Zeke and Ned is loosely based on the life of Ned Christie, a Cherokee, who, as a child, walked what the dislocated tribes called The Trail of Tears, the long, punitive march from their homelands in the south-eastern states to lands west of the Mississippi, under the terms of the Indian Removal Act of 1830.

The novel explores the anguish and heartbreak of the clash between the displaced peoples and the relentless onslaught of ‘white law’, administered by often ill-paid and harassed judges in small town outposts and enforced in hot lead by US Marshalls, many of them post-bellum bandits, criminals, thugs and murderers, who could no more fire a pistol accurately than they could read. The terror of such application of notional justice is apparent in Ned’s summation of his plight, accused of murder, in hiding: ‘The one thing he could count on about the white law…was that sooner or later, day or night, winter or summer, they would come’.

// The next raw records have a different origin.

# DrawZeroPoint/Structure-Light-Reconstructor

Hardware: AMD Instinct MI355X
Metric: Mpixels/s decode+unwrap+triangulate, 4096x3000 stereo, 1/2/4/8 GPU (higher is better)
Workload: dtype u8 in, f32 phase/XYZ (f64 undistort + Q reprojection)

## Files before the change

structure-light-reconstructor_amd/capi.py:

```python
import ctypes as C
import os

import numpy as np

_HERE = os.path.dirname(os.path.abspath(__file__))
LIB_PATH = os.path.join(_HERE, "libslr_hip.so")

MF_PLANES = 14
MAX_GRAY_BITS = 16
MEM_HOST, MEM_DEVICE = 0, 1
OPT_MF_MATCH_ALGO = 1
OPT_RECT_DECODE_ALGO = 3
OPT_RECT_DMA_SHAPE = 6
OPT_RECT_DMA_DEPTH = 7
OPT_DEBUG_RECT_RESIDENT = 8
OPT_DEBUG_FLAGS = 9
OPT_DEBUG_K4_STOP = 10
OPT_BATCH_STREAMS = 12
OPT_DEBUG_POISON_SCRATCH = 13
OPT_MF_BATCH_GROUP = 15
OPT_MF_BATCH_DECODE_GROUP = 16
OPT_EVAL_MODEL = 14
OPT_HYBRID_ONE_PASS = 11
OPT_PROFILE_STRIDE = 5
# ... 39 lines not shown
    _fields_ = [("W", C.c_int), ("H", C.c_int), ("mf_form", C.c_int), ("dma_shape", C.c_int), ("dma_depth", C.c_int),
                ("dma_tiles", C.c_uint), ("dma_nofit_tiles", C.c_uint), ("quads_by_class", C.c_uint * 3),
                ("waves_by_mode", C.c_uint * 3), ("lds_nofit_tiles", C.c_uint * 2), ("dma_extra_entries", C.c_uint)]


class FuseDesc(C.Structure):
    _fields_ = [("n_frames", C.c_int), ("W", C.c_int), ("H", C.c_int), ("voxel", C.c_double), ("origin", C.c_double * 3),
                ("min_points", C.c_uint32), ("max_voxels", C.c_uint32)]


class FuseStats(C.Structure):
    _fields_ = [("points", C.c_uint64), ("distinct", C.c_uint64), ("table_entries", C.c_uint64), ("atomics", C.c_uint64)]


DEBUG_FUSE_COUNT_ATOMICS = 512

MODE_GRAY, MODE_GE, MODE_MF = 0, 1, 2
ASSIGN_CYCLIC, ASSIGN_BLOCKED = 0, 1


class Calib(C.Structure):
    _fields_ = [("cam", Camera * 2), ("Q", C.c_double * 16), ("T", C.c_float * 12), ("has_T", C.c_int)]


def make_camera(fc, cc, k, R=None, t=None):
    cam = Camera()
    cam.fc[:] = [float(v) for v in fc]
    cam.cc[:] = [float(v) for v in cc]
    kk = list(k) + [0.0] * (5 - len(k))
    cam.k[:] = [float(v) for v in kk]
# ... 724 lines not shown
```

structure-light-reconstructor_amd/csrc/kernels_rectdma.hip:

```cpp
#include "decode_common.hpp"

#include <stdlib.h>

#if !defined(SLR_EXPERIMENTS) && (defined(SLR_DMA_ABL) || defined(SLR_DMA_FORCE_MODE) || defined(SLR_DMA_CLOCKPROBE))
#error "SLR_DMA_ABL / SLR_DMA_FORCE_MODE / SLR_DMA_CLOCKPROBE are experiment switches: build with -DSLR_EXPERIMENTS"
#endif

namespace slr {

constexpr unsigned kDmaInvalid = 0x80000000u;

template <int TW, int TH, int NT>
struct DmaGeom {
    static constexpr int NWAVES = NT / 64;
    static constexpr int PX = TW * TH / NT;
    static constexpr int NQ = PX / 4;
    static constexpr int QPR = TW / 4;
    static constexpr int BR = TH >= 8 ? 8 : TH, BC = 64 / BR;
    static_assert(QPR % BC == 0 && TH % BR == 0, "quad blocks");
    static __device__ __host__ constexpr int quad_row(int g) { return (g / 64) / (QPR / BC) * BR + (g % 64) / BC; }
    static __device__ __host__ constexpr int quad_col(int g) { return ((g / 64) % (QPR / BC) * BC + (g % 64) % BC) * 4; }
    static constexpr int WPR = TW / 64;
    static constexpr int RPP = NWAVES / WPR;
    static constexpr int CMAX = TW / 16 + 2;
// ... 297 lines not shown
}

struct DmaJob {
    const uint8_t *base;
    unsigned pstride;
    unsigned fringe_skip;
    unsigned stack_bytes;
    const int4 *boxes;
    const unsigned *digest;
    unsigned digest_bytes;
    unsigned entries;
    float *phase;
    uint8_t *valid;
};
struct DmaJobs { DmaJob j[kDmaMaxJobs]; };

__device__ __forceinline__ void dma16(unsigned voff, __amdgpu_buffer_rsrc_t rsrc, unsigned lds_dst, unsigned soff)
{
    unsigned keep;
    asm volatile("s_mov_b32 %0, m0\n\ts_mov_b32 m0, %3\n\ts_nop 0\n\tbuffer_load_dwordx4 %1, %2, %4 offen lds\n\ts_mov_b32 m0, %0"
                 : "=&s"(keep) : "v"(voff), "s"(rsrc), "s"(__builtin_amdgcn_readfirstlane(lds_dst)), "s"(__builtin_amdgcn_readfirstlane(soff)) : "memory");
}

template <int N>
__device__ __forceinline__ void wait_vm()
{
    static_assert(N >= 0 && N < 64, "vmcnt is a 6-bit counter");
    asm volatile("s_waitcnt vmcnt(%0)" :: "n"(N) : "memory");
}

// ... 162 lines not shown
        }
    } else {
        DmaRd r[2];
        dma_rd<IMG0, IMG1, RS>(r[0], tap[0].a0);
#pragma unroll
        for (int q = 0; q < PX; q++) {
            if (q + 1 < PX) { dma_rd<IMG0, IMG1, RS>(r[(q + 1) & 1], tap[q + 1].a0); dma_rd_wait<8>(r[q & 1]); }
            else dma_rd_wait<0>(r[q & 1]);
            sd[q] = (int)(dma_blend(r[q & 1], 0, tap[q]) >> 16) - (int)(dma_blend(r[q & 1], 1, tap[q]) >> 16);
        }
    }
}

constexpr int kDmaDigestPhase = 3;
template <int PX, int A, int PLANE_DMAS = 2>
__device__ __host__ constexpr int dma_wait_count(int p)
{
    int n = 0;
    for (int j = 1; j < A; j++) { const int ph = ((p - A + j) % 7 + 7) % 7; n += PLANE_DMAS + (ph == kDmaDigestPhase ? PX / 4 : 0); }
    return n;
}

constexpr int kSubBands = 4;
struct DmaPool {
    int pb;
    int per;
    int T, E;
    int per_x;
    __device__ __host__ static DmaPool of(int T, int E = 0, int x = 0)
    {
        DmaPool p;
        p.pb = (T + 8 * kSubBands - 1) / (8 * kSubBands); p.per = kSubBands * p.pb; p.T = T; p.E = E > T ? E : T;
        p.per_x = 0;
        for (int k = 0; k < kSubBands; k++) {
// ... 99 lines not shown
        if (!has_next) { voff_next = kDmaInvalid; nxt_act = false; }
    }
};

template <int TW, int TH, int NT, int A, bool HASVALID, bool X87 = false>
struct DmaDecode {
    typedef DmaGeom<TW, TH, NT> Gm;
    static constexpr int PX = Gm::PX, PS = Gm::PS, RS = Gm::RS, D = A + 1;
    static constexpr bool SPLIT = 2 * Gm::NCH <= NT;
    static constexpr int PLANE_DMAS = SPLIT ? 1 : 2;
    static constexpr int DIG_OFF = D * 2 * PS, DIG_BYTES = TW * TH * 4;
    static constexpr int WT_OFF = DIG_OFF + DIG_BYTES, WT1_OFF = WT_OFF + 1026 * 4, WT_BYTES = 2 * 1026 * 4;
    static constexpr int TAP_WT = WT_OFF;
    static constexpr int LUT_OFF = WT_OFF + WT_BYTES;
    static constexpr int TKT_OFF = LUT_OFF + (kLutWords + 1) * 4;
    static constexpr int LDS_BYTES = TKT_OFF + 12;
    static_assert(WT_OFF <= 65536 && LDS_BYTES <= 160 * 1024, "DMA destinations are 16-bit LDS addresses (M0)");
    static constexpr int kSentinel = kDmaSentinel;

    const uint8_t *smem;
    const float *lut;
    unsigned lds0, wave_off;
    unsigned pslot_off;
    unsigned plane_g;
    bool plane_wave;
    __amdgpu_buffer_rsrc_t rs_stack, rs_dig, rs_phase, rs_valid;
    unsigned pstride, fringe_skip;
    int W, H, black_thr;
    DmaSched sc;
    DmaTap tap[PX];
    unsigned qbase[PX / 4];
    unsigned oslot[PX / 4];
    unsigned second;
    int mode;
    unsigned ok;
    int pm[PX];
    int dd[PX];
    int Pk[PX];
    float F12[PX];
    float outv[PX];
    unsigned out_ok;
    int out_ty, out_tx;
    bool out_pending;

// ... 34 lines not shown
                dma16(voff, rs_stack, lds0 + (unsigned)((buf * 2 + g) * PS) + pslot_off,
                      (unsigned)dma_phase_plane(p, g) * pstride + (p == 0 ? 0u : fringe_skip));
        }
    }
    __device__ __forceinline__ void issue_digest(unsigned tile, bool live) const
    {
#if defined(SLR_DMA_ABL) && (SLR_DMA_ABL == 8 || SLR_DMA_ABL == 9)
        tile = (tile & 63u) * 94u;
#endif
#pragma unroll
        for (int r = 0; r < PX / 4; r++) {
            const unsigned voff = live ? tile * (unsigned)DIG_BYTES + (threadIdx.x + (unsigned)(NT * r)) * 16u : kDmaInvalid;
            dma16(voff, rs_dig, lds0 + (unsigned)(DIG_OFF + r * NT * 16) + wave_off, 0u);
        }
    }

    static __device__ __forceinline__ float pair_q24(int Pa, int Pb) { return dma_pair_q24(Pa, Pb); }
    static __device__ __forceinline__ float finish_q24(float Fa, float Fb)
    {
        if constexpr (X87) return het_finish_x87(Fa, Fb);
        else return dma_finish_q24(Fa, Fb);
    }

    template <int K0, int P>
    __device__ __forceinline__ void phase(int ty, int tx, unsigned voff_cur)
    {
        static_assert(7 - A > 2 && kDmaDigestPhase > 2 && kDmaDigestPhase < 7, "the next tile is known from phase 2 on");
        if (plane_wave) wait_vm<dma_wait_count<PX, A, PLANE_DMAS>(P)>();
        else if (P == 0) wait_vm<0>();
#if !defined(SLR_DMA_ABL) || SLR_DMA_ABL != 3
        asm volatile("s_barrier" ::: "memory");
#endif
        if (P == 1) sc.draw();
        if constexpr (P == 2) sc.pick_up();
        if (P == kDmaDigestPhase) issue_digest((unsigned)sc.nxt, sc.has_next);
        issue_planes((P + A) % 7, (K0 + P + A) % D, P + A >= 7 ? sc.voff_next : voff_cur);
        if constexpr (P == 0) {
            if (out_pending) flush();
            const unsigned *dg = reinterpret_cast<const unsigned *>(smem + DIG_OFF + threadIdx.x * (PX * 4));
            mode = dma_tap_setup<PX, RS, TAP_WT, WT1_OFF>(smem, lds0, dg, tap, qbase, second, oslot);
            ok = 0;
        }
        constexpr unsigned img0 = (unsigned)(((K0 + P) % D) * 2 * PS), img1 = img0 + PS;
        int sd[PX];
#if defined(SLR_DMA_ABL) && (SLR_DMA_ABL == 2 || SLR_DMA_ABL == 6)
#pragma unroll
        for (int q = 0; q < PX; q++) {
            DmaRd r;
#pragma unroll
            for (int i = 0; i < 8; i++) r.v[i] = tap[q].a0 * (unsigned)(i + 3 + P);
            sd[q] = (int)(dma_blend(r, 0, tap[q]) >> 16) - (int)(dma_blend(r, 1, tap[q]) >> 16);
        }
#elif defined(SLR_DMA_ABL) && SLR_DMA_ABL == 4
#pragma unroll
        for (int q = 0; q < PX; q++) sd[q] = (int)tap[q].a0 + P;
#elif defined(SLR_DMA_ABL) && SLR_DMA_ABL == 5
        DmaRd r[2];
        dma_rd<img0, img1, (unsigned)RS>(r[0], tap[0].a0);
#pragma unroll
        for (int q = 0; q < PX; q++) {
            if (q + 1 < PX) { dma_rd<img0, img1, (unsigned)RS>(r[(q + 1) & 1], tap[q + 1].a0); dma_rd_wait<8>(r[q & 1]); }
            else dma_rd_wait<0>(r[q & 1]);
            sd[q] = (int)(r[q & 1].v[0] ^ r[q & 1].v[1] ^ r[q & 1].v[2] ^ r[q & 1].v[3] ^ r[q & 1].v[4] ^ r[q & 1].v[5] ^ r[q & 1].v[6] ^ r[q & 1].v[7]) & 255;
        }
#else
        __builtin_amdgcn_s_setprio(1);
        if constexpr (P >= 2 && (P & 1) == 0) dma_differences<PX, img1, img0, (unsigned)RS>(mode, tap, qbase, second, sd);
        else dma_differences<PX, img0, img1, (unsigned)RS>(mode, tap, qbase, second, sd);
        __builtin_amdgcn_s_setprio(0);
#endif
        if (P == 1) sc.publish();
        if constexpr (P == 0) {
#pragma unroll
            for (int q = 0; q < PX; q++) {
                if constexpr (HASVALID) ok |= (sd[q] > black_thr ? 0x10001u : 0u) << q;
                else pm[q] = sd[q] > black_thr ? (int)0x80000000 : kSentinel;
            }
        } else if constexpr ((P & 1) != 0) {
#pragma unroll
            for (int q = 0; q < PX; q++) dd[q] = sd[q];
        } else {
#pragma unroll
            for (int q = 0; q < PX; q++) {
                int nz;
                const int Pw = wrapped_nd_q24(sd[q], dd[q], lut, nz);
                if constexpr (HASVALID) { if (nz == 0) ok &= ~(1u << q); }
// ... 4 lines not shown
                    if constexpr (HASVALID) {
                        outv[q] = ((ok >> (q + 16)) & 1u) ? ph : 0.0f;
                    } else {
                        const int m3 = pm[q] > Pw ? pm[q] : Pw;
                        outv[q] = m3 != kSentinel ? ph : kInvalidPhase;
                    }
                }
            }
            if constexpr (P == 6) { out_ok = ok; out_ty = ty; out_tx = tx; out_pending = true; }
        }
    }

    template <int K0, int P>
    __device__ __forceinline__ void idle_phase(unsigned voff_cur)
    {
        if (plane_wave) wait_vm<dma_wait_count<PX, A, PLANE_DMAS>(P)>();
        else if (P == 0) wait_vm<0>();
        asm volatile("s_barrier" ::: "memory");
        if (P == 1) sc.draw();
        if constexpr (P == 2) sc.pick_up();
        if (P == kDmaDigestPhase) issue_digest((unsigned)sc.nxt, sc.has_next);
        issue_planes((P + A) % 7, (K0 + P + A) % D, P + A >= 7 ? sc.voff_next : voff_cur);
        if constexpr (P == 0) { if (out_pending) flush(); out_pending = false; }
        if (P == 1) sc.publish();
    }

    template <int K0>
    __device__ __forceinline__ void tile(int ty, int tx, bool act, unsigned voff_cur)
    {
        if (act) {
            phase<K0, 0>(ty, tx, voff_cur);
            phase<K0, 1>(ty, tx, voff_cur);
            phase<K0, 2>(ty, tx, voff_cur);
            phase<K0, 3>(ty, tx, voff_cur);
            phase<K0, 4>(ty, tx, voff_cur);
            phase<K0, 5>(ty, tx, voff_cur);
            phase<K0, 6>(ty, tx, voff_cur);
        } else {
            idle_phase<K0, 0>(voff_cur);
// ... 8 lines not shown
};
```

The novel ends with chapters loosely based on the historical fact of Ned Christie’s War, when Ned fights off a succession of villainous white posses sent to root him out of the fort he’d constructed for his young wife – recently brutalised by one posse - and himself in the woods on the uplands of Shady Mountain in Oklahoma.

In these days where truth has taken on a Humpty Dumptyish aspect and facts are, it seems, manipulable, it’s interesting to ponder the matter of a novel’s truth – a resonance in our understanding of human relationships – and its bending, or ditching of facts in deference to narrative propulsion, a hallmark of McMurtry’s writing. Does that vitiate the history? I don’t believe so. As someone once remarked about the historian Tacitus: ‘He may have got his facts wrong, but he told the truth.’ For the novel admits to fiction as a means of exploring the jeopardies of the people caught up in its own construct of dramatic facts.

The imitation of serious events, the hero destroyed by excess of virtues, the explosion and, thereby, catharsis of passions, a scenario that stirs pity and fear…all make Zeke and Ned a compelling American tragedy. A similar tragedy may, surely and grimly, be seen to resurface in Sandy Hook, Stoneman Douglas…too many others.

A while ago, I noted the sign above a gun shop in north-west America: Blessed are the Piece Makers, this at a time when protesters at the closure of the pits were parading with placards declaring: God, Guns and Coal made America Great.

Hiding behind the insistence that guns are a right and hunting an integral part of American manhood, the clamour of the NRA has a rocky logic: bad man with gun is stopped by good man with gun. Really?

Zeke and Ned concludes, in poignant reminiscence of Ned’s marksmanship as a squirrel hunter: ‘…there would be the shot; bark would fly from the limb the squirrel was on; then Mr Squirrel would come sailing down. He made it seem as easy as whistling, Ned. Easy as whistling, was how Ned made it seem…’

McMurtry’s prolific output includes a masterly series of novels, both comic and sorrowful, and unfailingly sympathetic, centred on small town Texas, beginning with The Last Picture Show…a continuum of America’s contemporary history.